According to the classification scheme originally described by Anderson and Montesano,⁴ the fracture pattern determines treatment. Type II injuries are classified as stable and can be treated with or without a rigid external orthosis for pain control. Types I and III injuries result in ipsilateral alar ligament disruption; thus patients are treated with an external orthosis or a halo vest if the injury is more profound. Surgical intervention is rare but may be indicated when fracture fragments compromise the spinal canal or cause chronic pain as a result of presumed instability.

C1 Burst Fracture (Jefferson Fracture)

C1 burst fractures are presumed to result from direct axial loading that causes lysis of both the anterior and posterior arches, leading to spreading of the lateral masses. Neurological injury is rare, owing to pathological enlargement of the spinal canal. Stability is determined by assessing the extent of injury to the transverse ligament of C1. On open-mouth plain film views, the Rule of Spence states that more than 6.9 mm of combined lateral displacement of the lateral masses over the C2 articular pillars represents an indirect measurement indicating that the transverse ligament has been disrupted.⁵ Such an injury can be confirmed by noting ligamentous disruption on MRI scans.⁶ With disruption, the patient may require surgical stabilization if there is purely ligamentous injury; however, some think that if the ligament is intact and the disruption occurs because of a small bony avulsion off C1, then immobilization with a rigid collar or halo vest can be used with the goal of the avulsion fracture’s re-fusing to C1.

Atlantoaxial Instability

Traumatic atlantoaxial instability is secondary to rupture of the transverse ligament of C1, resulting in an increase in the atlantodental interval (ADI). The ADI is measured from the posterior aspect of the anterior arch of C1 to the anterior aspect of the odontoid process. In adults, an ADI less than 3 mm is considered normal. An ADI between 3 and 5 mm suggests transverse ligament disruption. An ADI greater than 5 mm suggests disruption of both the transverse and accessory ligaments.⁷ Dickman et al⁶ described two types of isolated transverse atlantal ligament injuries identified on MRI studies. Type I involves ligament injury without associated fracture of the atlas, and type II involves an avulsion fracture of the atlas at the insertion of the transverse atlantal ligament. The authors concluded that patients with type I injuries should be treated with early surgical fixation because of the inherent instability at C1-C2 following ligamentous disruption, whereas type II injuries require rigid external immobilization.

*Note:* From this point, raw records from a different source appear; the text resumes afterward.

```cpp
int run_forest(sknnr_index* ix, const void* xdev, long nq, const sknnr_query_opts* o, double* d_dist, long* d_idx,
               hipStream_t st);
void zero_records(sknnr_index* ix) {
    std::fill(std::begin(ix->last_prefilter), std::end(ix->last_prefilter), 0);
    std::fill(std::begin(ix->last_hamming), std::end(ix->last_hamming), 0);
    std::fill(std::begin(ix->last_finalize), std::end(ix->last_finalize), 0);
    std::fill(std::begin(ix->last_scan), std::end(ix->last_scan), 0);
    std::fill(std::begin(ix->last_rescue), std::end(ix->last_rescue), 0);
    std::fill(std::begin(ix->last_prep), std::end(ix->last_prep), 0);
    std::fill(std::begin(ix->last_mask), std::end(ix->last_mask), 0);
    ix->last_hamming_rows = 0;
}
int run_device(sknnr_index* ix, const void* xdev, long nq, const sknnr_query_opts* o, double* d_dist,
               long* d_idx, hipStream_t st, int raw = 0, long id_offset = 0) {
    zero_records(ix);
    if (xdev && uses_forest(ix, o)) return run_forest(ix, xdev, nq, o, d_dist, d_idx, st);
    const int kk = o->n_neighbors + (o->exclude_self ? 1 : 0);
    const bool affine = o->apply_affine != 0 && xdev != nullptr;
    const bool self_rows = xdev == nullptr;
    const int x_dtype = self_rows ? kDtypeF64 : o->query_dtype;
    const bool to_xt = affine || x_dtype != kDtypeF64;
    static const bool scan_everything = std::getenv("SKNNR_EXACT_ONLY") != nullptr;
    const bool coarse = ix->ks > 0 && kk <= kCoarseMaxKK && o->formula != SKNNR_FORMULA_HAMMING && !scan_everything;
    const int d_x = affine ? ix->d_in : ix->d;
    if (nq > 0x7fffffffL) return fail(SKNNR_ERR_UNSUPPORTED, "more than 2^31 - 1 query rows in one call");
    if (affine && ix->ks == 0)
        return fail(SKNNR_ERR_UNSUPPORTED, "d = %d > 128 with an affine map is outside the HIP envelope", ix->d);
    if (ix->ws_busy) HIP_TRY(hipStreamWaitEvent(st, ix->ev_ws, 0));
    const bool check_finite = o->check_finite != 0 && xdev != nullptr;

    const double* xq_call = self_rows ? ix->ref64.p + o->row_offset * ix->d : (const double*)xdev;
    if (to_xt) {
        HIP_TRY(ix->xt.ensure((size_t)nq * ix->d));
        xq_call = ix->xt.p;
    }
    const long chunk = chunk_rows(ix->ks, coarse_list_len(ix, kk));
    const long cap = std::min(chunk, nq);
    const long cap_pad = (cap + kRowQuantum - 1) / kRowQuantum * kRowQuantum;
    if (coarse || to_xt) {
        HIP_TRY(ix->qimg.ensure((size_t)(cap_pad / 32) * 2 * ix->ks * 64));
        HIP_TRY(ix->qnc.ensure(cap_pad));
    }
    if (coarse && ix->cell_depth > 0) {
        HIP_TRY(ix->qcell.ensure((size_t)cap_pad));
        HIP_TRY(ix->qperm.ensure((size_t)cap_pad));
    }
    const bool record = coarse && use_record(ix->ks, coarse_list_len(ix, kk), kk, use_coarse2(ix, coarse_list_len(ix, kk)), raw);
    if (record) {
        HIP_TRY(ix->rec.ensure((size_t)cap_pad * kRecordLen));
        HIP_TRY(ix->rec_bound.ensure((size_t)cap_pad));
        if (ix->cell_depth > 0) HIP_TRY(ix->qnc_pos.ensure((size_t)cap_pad));
    } else if (coarse) {
        HIP_TRY(ix->cand_val.ensure((size_t)cap_pad * 2 * coarse_list_len(ix, kk)));
        HIP_TRY(ix->cand_idx.ensure((size_t)cap_pad * 2 * coarse_list_len(ix, kk)));
    }
    if (coarse) {
        HIP_TRY(ix->fail_list.ensure(nq));
        HIP_TRY(hipMemsetAsync(ix->fail_count.p, 0, 16, st));
    }
    const bool rescue = coarse && ix->rescue_enabled && !raw && kk <= kRescueMaxKK && use_coarse2(ix, coarse_list_len(ix, kk));
    if (rescue) {
        HIP_TRY(ix->fail_thr.ensure(nq));
        HIP_TRY(ix->resc_list.ensure(nq));
        HIP_TRY(hipMemsetAsync(ix->resc_state.p, 0, kRescueWords * sizeof(int), st));
        ix->last_rescue[0] = 1;
        ix->last_rescue[1] = ix->ks;
    }

    SelectArgs call{};
    call.xq = xq_call;
    call.ref = ix->ref64.p;
    call.rn = ix->rn64.p;
    call.nq = nq;
    call.d = ix->d;
    call.n_ref = (int)ix->n_ref;
    call.k = o->n_neighbors;
    call.kk = kk;
    call.exclude_self = o->exclude_self ? 1 : 0;
    call.deterministic = o->deterministic ? 1 : 0;
    call.formula = o->formula;
    call.pow10_is_divisor = o->decimals < 0;
    call.pow10 = std::pow(10.0, std::abs(o->decimals));
    call.row_offset = o->row_offset;
    call.hw = ix->hw.p;
    call.hw_sum = ix->hw_sum;
    call.raw = raw;
    call.id_offset = id_offset;
    if (raw) call.deterministic = 0;
    call.out_dist = d_dist;
    call.out_idx = d_idx;

    sknnr_index::CallTiming& ct = ix->timing[ix->timing_next];
    ix->timing_next = (ix->timing_next + 1) % sknnr_index::kTimingRing;
    resolve_call(ix, ct);
    if (!ct.e0) {
        HIP_TRY(hipEventCreate(&ct.e0));
        HIP_TRY(hipEventCreate(&ct.e1));
    }
    ct.coarse_used = 0;
    ct.coarse_rows = 0;
    HIP_TRY(hipEventRecord(ct.e0, st));
    if (check_finite && !(coarse || to_xt)) {
        const long n_el = nq * (long)d_x;
        HIP_TRY(launch::check_finite((const double*)xdev, n_el, ix->status.p, st));
    }
    for (long c0 = 0; c0 < nq; c0 += chunk) {
        const long n = std::min(chunk, nq - c0);
        const long n_pad = (n + kRowQuantum - 1) / kRowQuantum * kRowQuantum;
        const void* xin = self_rows ? (const void*)(xq_call + c0 * ix->d)
                                    : (const void*)((const char*)xdev + (size_t)c0 * d_x * dtype_bytes(x_dtype));
        const bool bucketed = coarse && ix->cell_depth > 0 && use_coarse2(ix, coarse_list_len(ix, kk));
        bool cells_done = false;
        if (coarse || to_xt) {
            int rc = launch_prep(ix, xin, n, n_pad, affine, to_xt ? ix->xt.p + c0 * ix->d : nullptr, st, check_finite, bucketed, &cells_done,
                                 x_dtype);
            if (rc) return rc;
        }
        if (!coarse) continue;

        if (ct.coarse_used == ct.coarse.size()) {
            hipEvent_t e0, e1;
            HIP_TRY(hipEventCreate(&e0));
            HIP_TRY(hipEventCreate(&e1));
            ct.coarse.emplace_back(e0, e1);
        }
        auto& ev = ct.coarse[ct.coarse_used++];
        const bool v2 = use_coarse2(ix, coarse_list_len(ix, kk));
        if (bucketed) {
            CellArgs ca{};
            ca.xq = xq_call + c0 * ix->d;
            ca.nq = n;
            ca.n_pad = n_pad;
            ca.d = ix->d;
            ca.depth = ix->cell_depth;
            ca.axes = ix->cell_axes.p;
            ca.centre = ix->cell_centre.p;
            ca.thr = ix->cell_thr.p;
            ca.cell = ix->qcell.p;
            ca.hist = ix->cell_hist.p;
            ca.perm = ix->qperm.p;
            ca.qnc = ix->qnc.p;
            ca.qnc_pos = record ? ix->qnc_pos.p : nullptr;
            HIP_TRY(hipMemsetAsync(ix->cell_hist.p, 0, 2 * kCellMax * sizeof(int), st));
            if (!cells_done) HIP_TRY(launch::cell_assign(ca, st));
            HIP_TRY(launch::cell_count(ca, st));
            HIP_TRY(launch::cell_scatter(ca, st));
            if (!cells_done) ix->last_prep[6] = 2;
            ix->last_prep_bucketed = true;
            ix->last_prep_qnc_pos = record;
        }
        HIP_TRY(hipEventRecord(ev.first, st));
        if (v2 && !ix->st_side && !std::getenv("SKNNR_NO_SIDE_STREAM")) {
            HIP_TRY(hipStreamCreateWithFlags(&ix->st_side, hipStreamNonBlocking));
            HIP_TRY(hipEventCreateWithFlags(&ix->ev_fork, hipEventDisableTiming));
            HIP_TRY(hipEventCreateWithFlags(&ix->ev_join, hipEventDisableTiming));
        }
        ix->bulk_rows_done = 0;
        ix->ev_bulk_end = ev.second;
        std::fill(std::begin(ix->last_prefilter), std::end(ix->last_prefilter), 0);
        ix->last_prefilter[7] = bucketed ? ix->cell_depth : 0;
        {
            const long tiles = v2 ? (long)ix->n_stages2 * tiles_per_stage2(ix->ks) +
                                        seed_tiles_for((long)ix->n_stages2 * tiles_per_stage2(ix->ks), tiles_per_stage2(ix->ks))
                                  : (long)ix->n_stages * tiles_per_stage(ix->ks);
            ix->stats.mfma_executed_ratio = (double)tiles * 32.0 * (16.0 * ix->ks) / ((double)ix->n_ref * ix->d);
        }
        int rc = v2 ? launch_coarse2(ix, n, coarse_list_len(ix, kk), kk, record, st)
                    : launch_coarse(ix, n_pad, coarse_list_len(ix, kk), kk, st);
        if (rc) return rc;
        if (ix->ev_bulk_end) HIP_TRY(hipEventRecord(ev.second, st));
        ix->ev_bulk_end = nullptr;
        ct.coarse_rows += ix->bulk_rows_done > 0 ? std::min<long>(ix->bulk_rows_done, n) : n;

        FinalizeArgs f{};
        f.s = call;
        f.s.xq = xq_call + c0 * ix->d;
        f.s.nq = n;
        f.s.row_offset = o->row_offset + c0;
        f.s.out_dist = d_dist ? d_dist + c0 * o->n_neighbors : nullptr;
        f.s.out_idx = d_idx + c0 * o->n_neighbors;
        f.cand_val = ix->cand_val.p;
        f.cand_idx = ix->cand_idx.p;
        f.perm = v2 ? ix->perm2.p : ix->perm.p;
        f.qnc = ix->qnc.p;
        f.qperm = bucketed ? ix->qperm.p : nullptr;
        if (record) {
            f.rec = ix->rec.p;
            f.rec_bound = ix->rec_bound.p;
            f.qnc_pos = bucketed ? ix->qnc_pos.p : ix->qnc.p;
            f.trunc_count = ix->fail_count.p + 3;
        }
        f.m_list = coarse_list_len(ix, kk);
        f.rank_extra = coarse_rank_extra(f.m_list, kk);
        f.inv_s2 = 1.0 / (ix->s * ix->s);
        f.s2 = ix->s * ix->s;
        f.inv_s = 1.0 / ix->s;
        f.eps_c = (v2 ? eps_units2(ix->ks) : eps_units(ix->ks)) * std::ldexp(1.0, -24);
        f.ymax = ix->ymax;
// ... 1970 lines not shown
```

Measured before the change: 230.8.

## Make query cell bucketing a deterministic stable counting sort with per-block histograms

Replaces the atomic-ticket bucket scatter with a three-pass counting sort. Per-block cell histograms are built from vectorized 16-byte cell loads with run-length atomics, a single-block kernel computes exclusive prefix offsets, and the scatter uses wave ballots to rank same-cell lanes, sorting locally in LDS before writing perm coalesced. Control words (fail count, rescue state, cell hist) are merged into one buffer so a single memset replaces three. This removes global atomics and scattered writes from bucketing, at the cost of an extra serial one-block scan launch and more LDS per block.

```diff
diff --git a/sknnr_amd/csrc/bucket.hip.h b/sknnr_amd/csrc/bucket.hip.h
--- a/sknnr_amd/csrc/bucket.hip.h
+++ b/sknnr_amd/csrc/bucket.hip.h
@@ -6,11 +6,10 @@
 
 constexpr int kCellMaxDepth = 6;
 constexpr int kCellMax = 1 << kCellMaxDepth;
-constexpr int kBucketBlock = 1024;
-#ifndef SKNNR_BUCKET_CHUNKS
-#define SKNNR_BUCKET_CHUNKS 32
-#endif
-constexpr int kBucketChunks = SKNNR_BUCKET_CHUNKS;
+constexpr int kBucketBlock = 256;
+constexpr int kBucketRounds = 16;
+constexpr int kBucketRows = kBucketBlock * kBucketRounds;
+constexpr int kBucketScanThreads = 1024;
 
 struct CellTreeDev {
     const float* axes;
@@ -38,6 +37,8 @@
     const float* thr;
     unsigned char* cell;
     int* hist;
+    int* block_hist;
+    int n_blocks;
     int* perm;
     const double* qnc;
     double* qnc_pos;
@@ -75,59 +76,175 @@
 
 #ifdef SKNNR_KERNELS_EXACT
 __global__ void __launch_bounds__(kBucketBlock) cell_count_kernel(CellArgs a) {
+    static_assert(kBucketRounds == 16, "one 16-byte load of cells per thread");
     __shared__ int h[kCellMax];
     if (threadIdx.x < kCellMax) h[threadIdx.x] = 0;
     __syncthreads();
-#pragma unroll
-    for (int r = 0; r < kBucketChunks; ++r) {
-        const long q = ((long)blockIdx.x * kBucketChunks + r) * kBucketBlock + threadIdx.x;
-        if (q < a.nq) atomicAdd(&h[a.cell[q]], 1);
-    }
-    __syncthreads();
-    if (threadIdx.x < kCellMax && h[threadIdx.x] != 0) atomicAdd(&a.hist[threadIdx.x], h[threadIdx.x]);
+    const long q0 = (long)blockIdx.x * kBucketRows + (long)threadIdx.x * kBucketRounds;
+    if (q0 + kBucketRounds <= a.nq) {
+        const uint4 v = *reinterpret_cast<const uint4*>(a.cell + q0);
+        const unsigned w[4] = {v.x, v.y, v.z, v.w};
+        int run_cell = (int)(w[0] & 255u), run = 0;
+#pragma unroll
+        for (int r = 0; r < kBucketRounds; ++r) {
+            const int c = (int)((w[r >> 2] >> (8 * (r & 3))) & 255u);
+            if (c != run_cell) {
+                atomicAdd(&h[run_cell], run);
+                run_cell = c;
+                run = 0;
+            }
+            ++run;
+        }
+        atomicAdd(&h[run_cell], run);
+    } else {
+        for (int r = 0; r < kBucketRounds; ++r)
+            if (q0 + r < a.nq) atomicAdd(&h[a.cell[q0 + r]], 1);
+    }
+    __syncthreads();
+    if (threadIdx.x < kCellMax) a.block_hist[(long)blockIdx.x * kCellMax + threadIdx.x] = h[threadIdx.x];
+}
+
+__global__ void __launch_bounds__(kBucketScanThreads) cell_scan_kernel(CellArgs a) {
+    constexpr int kSeg = kBucketScanThreads / kCellMax;
+    __shared__ int seg[kSeg][kCellMax];
+    __shared__ int first[kCellMax];
+    const int c = threadIdx.x % kCellMax, s = threadIdx.x / kCellMax;
+    const int len = (a.n_blocks + kSeg - 1) / kSeg;
+    const int b0 = s * len, b1 = b0 + len < a.n_blocks ? b0 + len : a.n_blocks;
+    int* col = a.block_hist + c;
+    int sum = 0;
+    int b = b0;
+    for (; b + 4 <= b1; b += 4) {
+        const int v0 = col[(long)b * kCellMax], v1 = col[(long)(b + 1) * kCellMax], v2 = col[(long)(b + 2) * kCellMax],
+                  v3 = col[(long)(b + 3) * kCellMax];
+        sum += (v0 + v1) + (v2 + v3);
+    }
+    for (; b < b1; ++b) sum += col[(long)b * kCellMax];
+    seg[s][c] = sum;
+    __syncthreads();
+    if (s == 0) {
+        int acc = 0;
+        for (int t = 0; t < kSeg; ++t) {
+            const int v = seg[t][c];
+            seg[t][c] = acc;
+            acc += v;
+        }
+        a.hist[c] = acc;
+        first[c] = acc;
+    }
+    __syncthreads();
+    if (threadIdx.x == 0) {
+        int acc = 0;
+        for (int t = 0; t < kCellMax; ++t) {
+            const int v = first[t];
+            first[t] = acc;
+            acc += v;
+        }
+    }
+    __syncthreads();
+    int run = first[c] + seg[s][c];
+    b = b0;
+    for (; b + 4 <= b1; b += 4) {
+        const int v0 = col[(long)b * kCellMax], v1 = col[(long)(b + 1) * kCellMax], v2 = col[(long)(b + 2) * kCellMax],
+                  v3 = col[(long)(b + 3) * kCellMax];
+        col[(long)b * kCellMax] = run;
+        col[(long)(b + 1) * kCellMax] = run + v0;
+        col[(long)(b + 2) * kCellMax] = run + v0 + v1;
+        col[(long)(b + 3) * kCellMax] = run + v0 + v1 + v2;
+        run += (v0 + v1) + (v2 + v3);
+    }
+    for (; b < b1; ++b) {
+        const int v = col[(long)b * kCellMax];
+        col[(long)b * kCellMax] = run;
+        run += v;
+    }
 }
 #endif
 
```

With such ligamentous injury, surgery is indicated to regain stability, and there exist numerous techniques to stabilize the C1-C2 complex. The original techniques of Gallie,⁸ Brooks and Jenkins,⁹ and Dickman et al¹⁰ involve placing a structural bone graft between the C1 arch and C2 spinous process and supplementing it by posterior wiring around C1 and C2. Although they are rigid in flexion-extension, these constructs are less stable in rotation and require halo immobilization. More recently, techniques involving screw fixation have been developed that provide added stability in all loading modes. C1-C2 transarticular screws directly fix the C1-C2 joints bilaterally. They were originally used in conjunction with posterior wiring techniques. Unfortunately, such screws can be challenging to place, as the course of the vertebral artery may be prohibitive in relation to the screw trajectory. More recently, posterior screw-rod constructs based on the method of Harms and colleagues¹¹ have gained popularity In these constructs, C1 lateral mass screws are attached to screws in the C2 pedicle, the pars interarticularis, or the laminae.